Problem details:
The expected output is a copy of every line in the records with the string "WAVES".

[Collected data entries]

┄┄┄┄┄┄┄┄┄┄

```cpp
template <int KIND, int MODE, bool WITH_EPA>
__device__ __forceinline__ void env_body(const KParams& P, const float* __restrict__ actions, EnvLds<MODE>& L, const int bidx, const int nblk) {
  constexpr int ME = EnvLds<MODE>::ME;
  constexpr bool LDS_Q = EnvLds<MODE>::LDS_Q, DIST_LDS = EnvLds<MODE>::DIST_LDS, LDS_STATE = EnvLds<MODE>::LDS_STATE;
  auto& s_dist = L.s_dist;
  auto& s_q = L.s_q;
  auto& s_obst = L.s_obst;
  auto& s_pairs = L.s_pairs;
  auto& s_flags = L.s_flags;
  auto& s_env = L.s_env;
  int& s_ticket = L.s_ticket;
  int& s_pending = L.s_pending;
  int& s_p1done = L.s_p1done;
  int& s_left = L.s_left;
  auto& s_key = L.s_key;
  auto& s_pose = L.s_pose;

  const urgym_config& cfg = P.cfg;
  const urgym_buffers& B = P.buf;
  const int N = cfg.num_envs;
  const int tid = threadIdx.x;
  const int lane = tid & 63;
  const int wv = __builtin_amdgcn_readfirstlane(tid >> 6);
  constexpr int OD = (KIND == URGYM_ENV_ORI) ? 18 : ((KIND == URGYM_ENV_OBS) ? 26 : ((KIND == URGYM_ENV_STA) ? 29 : 35));
  constexpr int GD = (KIND == URGYM_ENV_OBS) ? 3 : 6;
  int vb = bidx;
  if (MODE == MODE_STEP && P.envs_tail == 0) {
    const int nb = nblk, x = vb & 7, per = nb >> 3, rem = nb & 7;
    vb = x * per + (x < rem ? x : rem) + (vb >> 3);
  }
  const bool tail_block = (MODE == MODE_STEP) && P.envs_tail > 0 && vb >= P.big_blocks;
  const int E = tail_block ? P.envs_tail : P.envs;
  const int first = tail_block ? P.big_blocks * P.envs + (vb - P.big_blocks) * P.envs_tail : vb * P.envs;
  const int G = (E + GROUP - 1) / GROUP;
  constexpr bool HAS_OBST = (KIND != URGYM_ENV_ORI);
  constexpr int COLL_BIT = 1 << 30;
  constexpr int EE_BIT = 1 << 29;
  constexpr int EPA_SHIFT = 8, EPA_MASK = 0x7FFF << EPA_SHIFT;
  const bool need_epa = WITH_EPA && ((KIND == URGYM_ENV_OBS) || !cfg.check_collision || (MODE != MODE_STEP));
  XRef pose_slot{(URGYM_LDS double*)&s_pose[0][0] + tid, THREADS};
  float* const s_out = reinterpret_cast<float*>(&s_pose[0][0]);
  static_assert(sizeof(float) * STEP_MAX_ENVS * 47 <= sizeof(double) * GJK_SLOT_DOUBLES * THREADS, "staging must fit");
  auto dist_cell = [&](int i, int e) -> double* {
    return DIST_LDS ? (double*)&s_dist[i][DIST_LDS ? e : 0] : &P.ld_scratch[(size_t)i * N + first + e];
  };

  if (bidx == 0 && tid == 0) {
    if (P.rzero) *P.rzero = 0;
    if (P.rzero2) *P.rzero2 = 0;
  }
  int list_count = 0;
  if (MODE != MODE_STEP) {
    list_count = (MODE == MODE_PREFETCH) ? min(*P.rcount, P.rcap) : B.done_count[P.pp];
    if (first >= list_count) return;
  }
  if (tid == 0) { s_ticket = THREADS; s_pending = 0; s_p1done = 0; s_left = 0; }
  if (MODE == MODE_STEP && tid < 8) {
    const int k = tid & 3, ex = tid >> 2;
    const bool tbl = (k == Q_TABLE);
    const double msum = M_HULL + ((k == 3) ? M_CYL : ((k == Q_SELF) ? M_HULL : (tbl ? M_TABLE : M_TRACK)));
    const bool wants = (k == 3) || ex;
    const double verdict = wants ? 0.0 : msum + cfg.collision_margin;
    L.s_kind[tid][0] = (k == 3) ? (CYL_R - M_CYL) : (tbl ? (TABLE_HX - M_TABLE) : (TRACK_HX - M_TRACK));
    L.s_kind[tid][1] = (k == 3) ? (CYL_R - M_CYL) : (tbl ? (TABLE_HY - M_TABLE) : (TRACK_HY - M_TRACK));
    L.s_kind[tid][2] = (k == 3) ? (0.5 * CYL_H - M_CYL) : (tbl ? (TABLE_HZ - M_TABLE) : (TRACK_HZ - M_TRACK));
    L.s_kind[tid][3] = wants ? msum + 0.02 + 5.0 : verdict;
    L.s_kind[tid][4] = verdict;
  }
  const bool workbench = (KIND != URGYM_ENV_ORI) && cfg.link_dist_scope == URGYM_LINK_DIST_WORKBENCH;
  if (workbench && tid < E && (DIST_LDS || first + tid < N))
    for (int i = 0; i < 5; i++) *dist_cell(i, tid) = __longlong_as_double(0x7FF0000000000000LL);
  if (MODE == MODE_STEP && tid < E) {
    s_env[tid] = (first + tid < N) ? first + tid : -1;
    s_flags[tid] = 0;
    s_pairs[tid] = 0;
  }
  const bool frames_on = (MODE == MODE_STEP) && HAS_OBST && !WITH_EPA && cfg.check_collision && (workbench ? 15 : 5) * E > THREADS;
  __syncthreads();
  const int p1_slot = (MODE == MODE_STEP) ? (wv - (WAVES - G)) * GROUP + lane : lane;
  const bool p1_lane = ((MODE == MODE_STEP) ? (wv >= WAVES - G) : (wv == 0)) && (p1_slot < E);
  int n_slot = -1, flags_slot = 0;
  int key_slot = 0;
  if (p1_lane) {
    const int idx = first + p1_slot;
    if (MODE == MODE_STEP) n_slot = idx < N ? idx : -1;
    else if (MODE == MODE_PREFETCH) {
      if (idx < list_count) { const int2 ent = P.rlist[idx]; n_slot = ent.x; key_slot = ent.y; }
    } else n_slot = idx < list_count ? B.done_list[idx] : -1;
  }
  if ((MODE == MODE_RESET || MODE == MODE_PREFETCH) && wv == 0) {
    int episode_used = 0;
    sample_episode_wave<KIND>(P, pose_slot, E, lane, n_slot, key_slot, MODE == MODE_PREFETCH, flags_slot, episode_used);
    if (p1_lane) s_key[p1_slot] = (MODE == MODE_PREFETCH) ? key_slot : episode_used + 1;
  }
  if (p1_lane) {
    const int e = p1_slot;
    const int n = n_slot;
    int flags = flags_slot;
    double q[6] = {0, 0, 0, 0, 0, 0};
    double opos[3] = {0, 0, 0};
    Q4 oq{0, 0, 0, 1};
    bool finite = true;
    if (n >= 0) {
      for (int i = 0; i < 6; i++) q[i] = joint_of_step<MODE>(P, actions, n, i);
      for (int i = 0; i < 6; i++) finite = finite && (fabs(q[i]) < 1.0e6);
      if (MODE == MODE_STEP) {
        bool over = false;
        for (int i = 0; i < 6; i++) over = over || (fabs(q[i]) > (i == 2 ? 3.141592653589793 : 6.283185307179586));
        if (over) atomicOr(&s_flags[p1_slot], URGYM_STATUS_JOINT_LIMIT);
      }
      if (HAS_OBST && LDS_STATE) {
        double sp[6];
        for (int i = 0; i < 6; i++) sp[i] = (MODE == MODE_PREFETCH) ? REC(P, key_slot & 1, REC_START + i, n) : SOA(B.obst_start, i, n, N);
        for (int i = 0; i < 3; i++) opos[i] = sp[i];
        oq = quat_from_rpy(sp[3], sp[4], sp[5]);
      }
    }
    const bool live = (n >= 0 && finite);
    const bool use_cache = (MODE == MODE_STEP) && (HAS_OBST || cfg.check_collision);
    if (use_cache && live) {
#pragma unroll 1
      for (int k = 0; k < 6; k++) {
        double sn, cs;
        sincos(joint_of_step<MODE>(P, actions, n, k), &sn, &cs);
        SOA(P.sc_scratch, 2 * k, n, N) = sn;
        SOA(P.sc_scratch, 2 * k + 1, n, N) = cs;
      }
      if (HAS_OBST) {
        obstacle_of_step<KIND>(P, n, opos, oq);
        for (int i = 0; i < 3; i++) SOA(P.sc_scratch, 12 + i, n, N) = opos[i];
        SOA(P.sc_scratch, 15, n, N) = oq.x; SOA(P.sc_scratch, 16, n, N) = oq.y; SOA(P.sc_scratch, 17, n, N) = oq.z; SOA(P.sc_scratch, 18, n, N) = oq.w;
      }
    }
    s_env[e] = live ? n : (n >= 0 ? -2 - n : -1);
    if (MODE != MODE_STEP) s_flags[e] = flags;
    if (LDS_STATE) {
      if (LDS_Q) for (int i = 0; i < 6; i++) s_q[i][e] = q[i];
      s_obst[0][e] = opos[0]; s_obst[1][e] = opos[1]; s_obst[2][e] = opos[2];
      s_obst[3][e] = oq.x; s_obst[4][e] = oq.y; s_obst[5][e] = oq.z; s_obst[6][e] = oq.w;
    }
    if (HAS_OBST && !live && (DIST_LDS || n >= 0))
      for (int i = 0; i < 5; i++) *dist_cell(i, e) = (n >= 0) ? __builtin_nan("") : 1e30;
    uint32_t pairs = 0;
    if (live && cfg.check_collision && MODE != MODE_RESET && MODE != MODE_PREFETCH) {
      const double lim = cfg.collision_margin + M_HULL + 1e-6;
      X3 T = identity_x3();
      D3 a0[3], a1[3];
      double sn45[2] = {0, 0}, cs45[2] = {0, 0};
#pragma unroll
      for (int k = 0; k < 6; k++) {
        double sn, cs;
        if (frames_on && k >= LF_FIRST) { sn = sn45[k - LF_FIRST]; cs = cs45[k - LF_FIRST]; }
        else if (use_cache) { sn = SOA(P.sc_scratch, 2 * k, n, N); cs = SOA(P.sc_scratch, 2 * k + 1, n, N); }
        else sincos(q[k], &sn, &cs);
        fk_joint(T, k, sn, cs);
        const int link = k + 1;
        if (frames_on && link == LF_FIRST)
          for (int j = 0; j < 2; j++) { sn45[j] = SOA(P.sc_scratch, 2 * (LF_FIRST + j), n, N); cs45[j] = SOA(P.sc_scratch, 2 * (LF_FIRST + j) + 1, n, N); }
        if (frames_on && link >= LF_FIRST) {
          const int row = 12 * (link - LF_FIRST);
          for (int i = 0; i < 9; i++) SOA(P.lf_scratch, row + i, n, N) = T.r[i];
          SOA(P.lf_scratch, row + 9, n, N) = T.t.x; SOA(P.lf_scratch, row + 10, n, N) = T.t.y; SOA(P.lf_scratch, row + 11, n, N) = T.t.z;
        }
        const double* c = c_tab.capsule[k];
        const D3 b0 = apply(T, d3(c[0], c[1], c[2])), b1 = apply(T, d3(c[3], c[4], c[5]));
        const double rb = c[6];
        if (k < 3) { a0[k] = b0; a1[k] = b1; }
        if (link >= 2) {
          if (seg_box_lower_bound(b0, b1, TABLE_CX, TABLE_CY, TABLE_CZ, TABLE_HX, TABLE_HY, TABLE_HZ) - rb <= lim) pairs |= 1u << (PAIR_TABLE + link - 2);
          if (seg_box_lower_bound(b0, b1, TRACK_CX, TRACK_CY, TRACK_CZ, TRACK_HX, TRACK_HY, TRACK_HZ) - rb <= lim) pairs |= 1u << (PAIR_TRACK + link - 2);
        }
#pragma unroll
        for (int A = 1; A <= 3; A++) {
          if (A <= link - 2) {
            if (segseg_dist(a0[A - 1], a1[A - 1], b0, b1) - c_tab.capsule[A - 1][6] - rb <= lim + M_HULL) pairs |= 1u << self_pair_bit(A, link);
          }
        }
      }
      if (MODE == MODE_STEP) {
        double er, ep, ey;
        rpy_from_quat(rot_to_quat(T.r), er, ep, ey);
        float* orow = B.observation + (size_t)n * OD;
        orow[0] = (float)T.t.x; orow[1] = (float)T.t.y; orow[2] = (float)T.t.z;
        orow[3] = (float)er; orow[4] = (float)ep; orow[5] = (float)ey;
        atomicOr(&s_flags[e], EE_BIT);
      }
    }
    s_pairs[e] = pairs;
    if (pairs) atomicAdd(&s_pending, __popc(pairs));
  }
  if (MODE == MODE_STEP) {
    if (wv >= WAVES - G && lane == 0) __hip_atomic_fetch_add(&s_p1done, 1, __ATOMIC_RELEASE, __HIP_MEMORY_SCOPE_WORKGROUP);
  } else {
    __syncthreads();
  }

  if (!(MODE == MODE_STEP && !HAS_OBST && !cfg.check_collision)) {
    D3 v0 = d3(0, 1, 0);
    int kind = 3, e = 0, lb = 2, la = 1;
    auto shape_a = [&]() -> ShapeDesc { return hull_desc(kind == Q_SELF ? la : lb); };
    auto shape_b = [&]() -> ShapeDesc {
      ShapeDesc s;
      s.type = (kind == 3) ? SH_CYLZ : ((kind == Q_SELF) ? SH_HULL : SH_BOX);
      s.hull = lb - 1;
      const bool tbl = (kind == Q_TABLE);
      s.hx = (kind == 3) ? (CYL_R - M_CYL) : (tbl ? (TABLE_HX - M_TABLE) : (TRACK_HX - M_TRACK));
      s.hy = (kind == 3) ? (CYL_R - M_CYL) : (tbl ? (TABLE_HY - M_TABLE) : (TRACK_HY - M_TRACK));
      s.hz = (kind == 3) ? (0.5 * CYL_H - M_CYL) : (tbl ? (TABLE_HZ - M_TABLE) : (TRACK_HZ - M_TRACK));
      return s;
    };
    bool exact = false;
    const bool guided = cfg.gjk_start == URGYM_GJK_START_GUIDED;
    auto capsule_mid = [&](int link, const X3& TX) -> D3 {
      const double* c = c_tab.capsule[link - 1];
      return apply(TX, d3(0.5 * (c[0] + c[3]), 0.5 * (c[1] + c[4]), 0.5 * (c[2] + c[5])));
    };
    auto guided_axis = [&](D3 mid, D3 centre) -> D3 {
      const D3 d = mid - centre;
      const double n2 = dot(d, d);
      return n2 > 1e-12 ? d * (1.0 / sqrt(n2)) : d3(0, 1, 0);
    };
    bool p1_ok = (MODE != MODE_STEP);
    auto setup = [&](uint32_t item, auto after_p1) -> bool {
      e = item & 255;
      kind = (item >> 8) & 3;
      exact = ((item >> 16) & 1) != 0;
      lb = (item >> 10) & 7;
      la = (item >> 13) & 7;
      if (e >= E || lb < 1 || lb > 6 || (kind == Q_SELF && (la < 1 || la > 6))) return false;
      const int n = s_env[e];
      if (n < 0) return false;
      const bool cached = (MODE == MODE_STEP) && (decltype(after_p1)::value || p1_ok);
      if (MODE == MODE_STEP && !cached) {
        bool finite = true;
        for (int k = 0; k < 6; k++) finite = finite && (fabs(joint_of_step<MODE>(P, actions, n, k)) < 1.0e6);
        if (!finite) return false;
      }
      X3 T = identity_x3(), TA = identity_x3();
      const bool framed = decltype(after_p1)::value && frames_on && lb >= LF_FIRST && kind != Q_SELF;
      auto load_frame = [&]() {
        const int row = 12 * (lb - LF_FIRST);
        for (int i = 0; i < 9; i++) T.r[i] = SOA(P.lf_scratch, row + i, n, N);
        T.t = d3(SOA(P.lf_scratch, row + 9, n, N), SOA(P.lf_scratch, row + 10, n, N), SOA(P.lf_scratch, row + 11, n, N));
      };
#pragma unroll 1
      for (int k = 0; k < (framed ? 0 : lb); k++) {
        double sn, cs;
        if (cached) { sn = SOA(P.sc_scratch, 2 * k, n, N); cs = SOA(P.sc_scratch, 2 * k + 1, n, N); }
        else sincos(LDS_Q ? s_q[k][e] : joint_of_step<MODE>(P, actions, n, k), &sn, &cs);
        fk_joint(T, k, sn, cs);
        if (k + 1 == la) TA = T;
      }
      if (kind == 3) {
        X3 To;
        if (LDS_STATE) {
          quat_to_rot(Q4{s_obst[3][e], s_obst[4][e], s_obst[5][e], s_obst[6][e]}, To.r);
          To.t = d3(s_obst[0][e], s_obst[1][e], s_obst[2][e]);
        } else if (cached) {
          quat_to_rot(Q4{SOA(P.sc_scratch, 15, n, N), SOA(P.sc_scratch, 16, n, N), SOA(P.sc_scratch, 17, n, N), SOA(P.sc_scratch, 18, n, N)}, To.r);
          To.t = d3(SOA(P.sc_scratch, 12, n, N), SOA(P.sc_scratch, 13, n, N), SOA(P.sc_scratch, 14, n, N));
        } else {
          double op[3];
          Q4 oqs;
          obstacle_of_step<KIND>(P, n, op, oqs);
          quat_to_rot(oqs, To.r);
          To.t = d3(op[0], op[1], op[2]);
        }
        if (framed) load_frame();
        store(pose_slot, rel(To, T));
        v0 = rotT(To, guided ? guided_axis(capsule_mid(lb, T), To.t) : d3(0, 1, 0));
      } else if (kind == Q_SELF) {
        store(pose_slot, rel(T, TA));
        v0 = rotT(T, guided ? guided_axis(capsule_mid(la, TA), capsule_mid(lb, T)) : d3(0, 1, 0));
      } else {
        if (framed) load_frame();
        const bool tbl = (kind == Q_TABLE);
        const D3 centre = d3(tbl ? TABLE_CX : TRACK_CX, tbl ? TABLE_CY : TRACK_CY, tbl ? TABLE_CZ : TRACK_CZ);
        v0 = guided ? guided_axis(capsule_mid(lb, T), centre) : d3(0, 1, 0);
        T.t = T.t - centre;
        store(pose_slot, T);
      }
      return true;
    };
    auto claim_pair = [&]() -> uint32_t {
      int pe = tid % E;
#pragma unroll 1
      for (int trip = 0; trip < 2 * ME; trip++, pe = (pe + 1 == E ? 0 : pe + 1)) {
        uint32_t m = s_pairs[pe];
        while (m) {
          const int b = __ffs((int)m) - 1;
          const uint32_t old = atomicAnd(&s_pairs[pe], ~(1u << b));
          if (old & (1u << b)) {
            if (b < PAIR_TRACK) return (uint32_t)pe | (Q_TABLE << 8) | ((uint32_t)(b - PAIR_TABLE + 2) << 10);
            if (b < PAIR_SELF) return (uint32_t)pe | (Q_TRACK << 8) | ((uint32_t)(b - PAIR_TRACK + 2) << 10);
            const int i = b - PAIR_SELF;
            const int la = i < 4 ? 1 : (i < 7 ? 2 : 3);
            const int l2 = i < 4 ? 3 + i : (i < 7 ? i : i - 2);
            return (uint32_t)pe | (Q_SELF << 8) | ((uint32_t)l2 << 10) | ((uint32_t)la << 13);
          }
          m = old & ~(1u << b);
        }
      }
      return NO_ITEM;
    };
    auto margin_sum = [&]() -> double {
      return M_HULL + ((kind == 3) ? M_CYL : ((kind == Q_SELF) ? M_HULL : ((kind == Q_TABLE) ? M_TABLE : M_TRACK)));
    };
    const int n_tickets = HAS_OBST ? (workbench ? 15 : 5) * E : 0;
    auto ticket_item = [&](int t) -> uint32_t {
      const int body = t / (5 * E), r = t - body * 5 * E;
      const int tl = r / E, te = r - tl * E, link = 2 + tl;
      if (body == 0) return (uint32_t)te | (3u << 8) | ((uint32_t)link << 10);
      return (uint32_t)te | ((uint32_t)(body == 1 ? Q_TABLE : Q_TRACK) << 8) | ((uint32_t)link << 10) | (1u << 16);
    };

    GjkRun run;
    run.info = 0;
    bool busy = false;
    if (MODE == MODE_STEP) p1_ok = __hip_atomic_load(&s_p1done, __ATOMIC_ACQUIRE, __HIP_MEMORY_SCOPE_WORKGROUP) >= G;
    if (tid < n_tickets) {
      busy = setup(ticket_item(tid), std::false_type{});
      if (busy) gjk_begin(run, v0);
    }
    auto file_distance = [&](double dist) {
      if (workbench) atomicMin(reinterpret_cast<long long*>(dist_cell(lb - 2, e)), sortable(dist));
      else *dist_cell(lb - 2, e) = dist;
    };
    auto file_overlap = [&]() {
      const double msum = margin_sum();
      const int body = (kind == 3) ? 0 : (kind == Q_TABLE ? 1 : 2);
      atomicOr(&s_flags[e], URGYM_STATUS_PENETRATION | (need_epa ? (1 << (EPA_SHIFT + 5 * body + (lb - 2))) : 0));
      file_distance(-msum);
    };
    auto file = [&]() {
      if (!busy && (run.info & GJK_FIN_MASK)) {
        const int fin = run.info >> GJK_FIN_SHIFT;
        run.info &= ~GJK_FIN_MASK;
        gjk_finish(run, !(fin & 2), (fin & 4) != 0);
        const double msum = margin_sum();
        if (kind == 3 || exact) {
          if (run.info & GJK_ITERCAP) atomicOr(&s_flags[e], URGYM_STATUS_GJK_ITER);
          if (run.info & GJK_PENETRATING) file_overlap();
          else file_distance(run.core - msum);
        } else {
          const bool hit = (run.info & (GJK_PENETRATING | GJK_CLOSE)) || (!(run.info & GJK_SEPARATED) && (run.core - msum) <= cfg.collision_margin);
          if (hit) atomicOr(&s_flags[e], COLL_BIT);
        }
        run.info = 0;
      }
    };
    auto trip = [&]() __attribute__((always_inline)) {
      if (busy) {
        int fin;
        if (MODE == MODE_STEP) {
          const URGYM_LDS double* row = (const URGYM_LDS double*)(URGYM_LDS void*)&L.s_kind[kind | ((int)exact << 2)][0];
          ShapeDesc sb;
          sb.type = (kind == 3) ? SH_CYLZ : ((kind == Q_SELF) ? SH_HULL : SH_BOX);
          sb.hull = lb - 1;
          sb.hx = row[0]; sb.hy = row[1]; sb.hz = row[2];
          fin = gjk_advance(run, P.graph, shape_a(), pose_slot, sb, row[3], row[4]);
        } else {
          const bool wants_distance = (kind == 3 || exact);
          const double verdict_d = wants_distance ? 0.0 : margin_sum() + cfg.collision_margin;
          fin = gjk_advance(run, P.graph, shape_a(), pose_slot, shape_b(), wants_distance ? margin_sum() + 0.02 + 5.0 : verdict_d, verdict_d);
        }
        if (fin) {
          run.info |= fin << GJK_FIN_SHIFT;
          busy = false;
          if (HAS_OBST && WITH_EPA) {
            if (need_epa && (kind == 3 || exact) && gjk_ends_penetrating(run, fin)) {
              file_overlap();
              run.info = 0;
            }
          }
        }
      }
    };
    for (;;) {
      do trip(); while (__popcll(__ballot(!busy)) < REFILL_MIN);
      typedef int pool_words __attribute__((ext_vector_type(4)));
      const pool_words pool = *(volatile URGYM_LDS pool_words*)(URGYM_LDS void*)&s_ticket;
      __builtin_amdgcn_fence(__ATOMIC_ACQUIRE, "workgroup");
      const bool more_tickets = pool.x < n_tickets;
      const bool p1_published = (MODE != MODE_STEP) || pool.z >= G;
      const bool more_pairs = pool.y > 0;
      if (MODE == MODE_STEP) p1_ok = p1_published;
      if (!busy && p1_ok) {
        file();
        uint32_t item = NO_ITEM;
        if (more_tickets) {
          const int t = atomicAdd(&s_ticket, 1);
          if (t < n_tickets) item = ticket_item(t);
        } else if (more_pairs) {
          if (atomicSub(&s_pending, 1) > 0) item = claim_pair();
        }
        if (item != NO_ITEM) {
          busy = setup(item, std::true_type{});
          if (busy) gjk_begin(run, v0);
        }
      }
      if (!more_tickets && !more_pairs && p1_published) {
        bool dry = true;
// ... 1018 lines not shown
```
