# Ryan-D-Gast/ivp

Measured on AMD Instinct MI355X. Metric: accepted RK steps/sec (aggregate), batched CR3BP DOPRI5 @ rtol=1e-6, higher is better.
Workload: dtype f64; 1 GPU; C2: 100k independent 6-state CR3BP trajectories (perturbed Arenstorf orbits, one period), DOPRI5 rtol=1e-6 atol=1e-9; one step = whole batch integrated to t_end; trajectories_total=100000, trajectories_per_gpu=100000, fp_mode=strict, chunk_attempts=64, parallelism=dp1 (independent shards)

## Files before the change

ivp_amd/csrc/bdf_core.h:

```cpp
#pragma once
#ifndef __HIPCC_RTC__
#include "rk_core.h"
#endif

namespace IVP_NS {

constexpr int BDF_MAXO = 5;
#define IVP_BDF_ORDER_SHIFT 4
#define IVP_BDF_NEQ_SHIFT 8
#define IVP_BDF_LU_CURRENT 0x1000u
#define IVP_BDF_PENDING 0x2000u

#if defined(IVP_PHASE_PROF) && defined(__HIP_DEVICE_COMPILE__)
__device__ __forceinline__ unsigned long long *ivp_phase_lds()
{
    __shared__ unsigned long long t[18];
    return t;
}
__device__ __forceinline__ bool ivp_phase_leader()
{
    return __builtin_amdgcn_mbcnt_hi(__builtin_amdgcn_read_exec_hi(), __builtin_amdgcn_mbcnt_lo(__builtin_amdgcn_read_exec_lo(), 0u)) == 0u;
}
__device__ __forceinline__ void ivp_phase_mark(int k)
{
// ... 756 lines not shown
    a.hlamb[js] = S.pending_factor;
    a.bdf_piv[js] = S.piv;
    a.flags[js] = (S.flags & ~IVP_F_FIRSTOUT) | (L.flags & IVP_F_FIRSTOUT);
    a.status[js] = S.status;
    a.nfev[js] += S.d_nfev; a.njev[js] += S.d_njev; a.nlu[js] += S.d_nlu;
    a.nstep[js] += S.d_nstep; a.naccpt[js] += S.d_naccpt; a.nrejct[js] += S.d_nrejct;
    if (FULL) {
        a.next_idx[js] = L.next_idx; a.n_filled[js] = L.n_filled; a.n_log[js] = L.n_log;
        a.n_seg[js] = L.n_seg; a.t_last[js] = L.t_last;
    }
    status_out = S.status;
    return it;
}

template <class R, int FULL>
IVP_HD int32_t radau_init_body(const IvpKArgs &a, uint32_t j);
template <class R, int FULL>
IVP_HD uint32_t radau_chunk_body(const IvpKArgs &a, uint32_t j, int32_t &status_out);

template <int M, class R, int FULL>
IVP_HD int32_t any_init_body(const IvpKArgs &a, uint32_t j)
{
    if constexpr (M == M_BDF) return bdf_init_body<R, FULL>(a, j);
    else if constexpr (M == M_RADAU) return radau_init_body<R, FULL>(a, j);
    else return init_body<M, R, FULL>(a, j);
}
template <int M, class R, int FULL, bool CTL = false>
IVP_HD uint32_t any_chunk_body(const IvpKArgs &a, uint32_t j, int32_t &status_out)
{
    if constexpr (M == M_BDF) return bdf_chunk_body<R, FULL>(a, j, status_out);
    else if constexpr (M == M_RADAU) return radau_chunk_body<R, FULL>(a, j, status_out);
    else return chunk_body<M, R, FULL, CTL>(a, j, status_out);
}

}
```

ivp_amd/csrc/ivp_capi.cpp:

```cpp
#include "../../include/ivp_hip.h"

#include <hip/hip_runtime.h>

#include <algorithm>
#include <atomic>
#include <cmath>
#include <cstdarg>
#include <cstdio>
#include <cstdlib>
#include <cstring>
#include <string>
#include <thread>
#include <vector>

#include "ivp_jit.h"
#include "ivp_kargs.h"
#include "rk_launch.h"
#include "ivp_ctx.h"

using namespace ivp_host;

namespace {

struct RhsDim { int n, p; };
const RhsDim kRhsDims[IVP_RHS_BUILTIN_COUNT] = {{1, 1}, {2, 0}, {2, 1}, {6, 1}, {3, 3}, {3, 0}, {2, 0}, {2, 0}, {2, 0}, {3, 0}, {2, 1},
                                                {2, 0}, {2, 2}, {2, 0}, {2, 0}, {3, 0}};
const int kRhsEvents[IVP_RHS_BUILTIN_COUNT] = {0, 0, 0, 0, 0, 0, 0, 0, 0, 0, 0, 1, 1, 1, 3, 0};

#define IVP_MAX_GROUP_N 512
bool group_builtin(int rhs_id, int *n, int *p)
{
    switch (rhs_id) {
    case IVP_RHS_LINEAR_DECAY_100: *n = 100; *p = 0; return true;
    case IVP_RHS_HEAT1D_256: *n = 256; *p = 1; return true;
    case IVP_RHS_DENSE_64: *n = 64; *p = 1; return true;
    }
    return false;
}
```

┄┄┄┄┄┄┄┄┄┄

Output of the task:
  const int p1_slot = (MODE == MODE_STEP) ? (wv - (WAVES - G)) * GROUP + lane : lane;
  const bool p1_lane = ((MODE == MODE_STEP) ? (wv >= WAVES - G) : (wv == 0)) && (p1_slot < E);
    if (wv >= WAVES - G && lane == 0) __hip_atomic_fetch_add(&s_p1done, 1, __ATOMIC_RELEASE, __HIP_MEMORY_SCOPE_WORKGROUP);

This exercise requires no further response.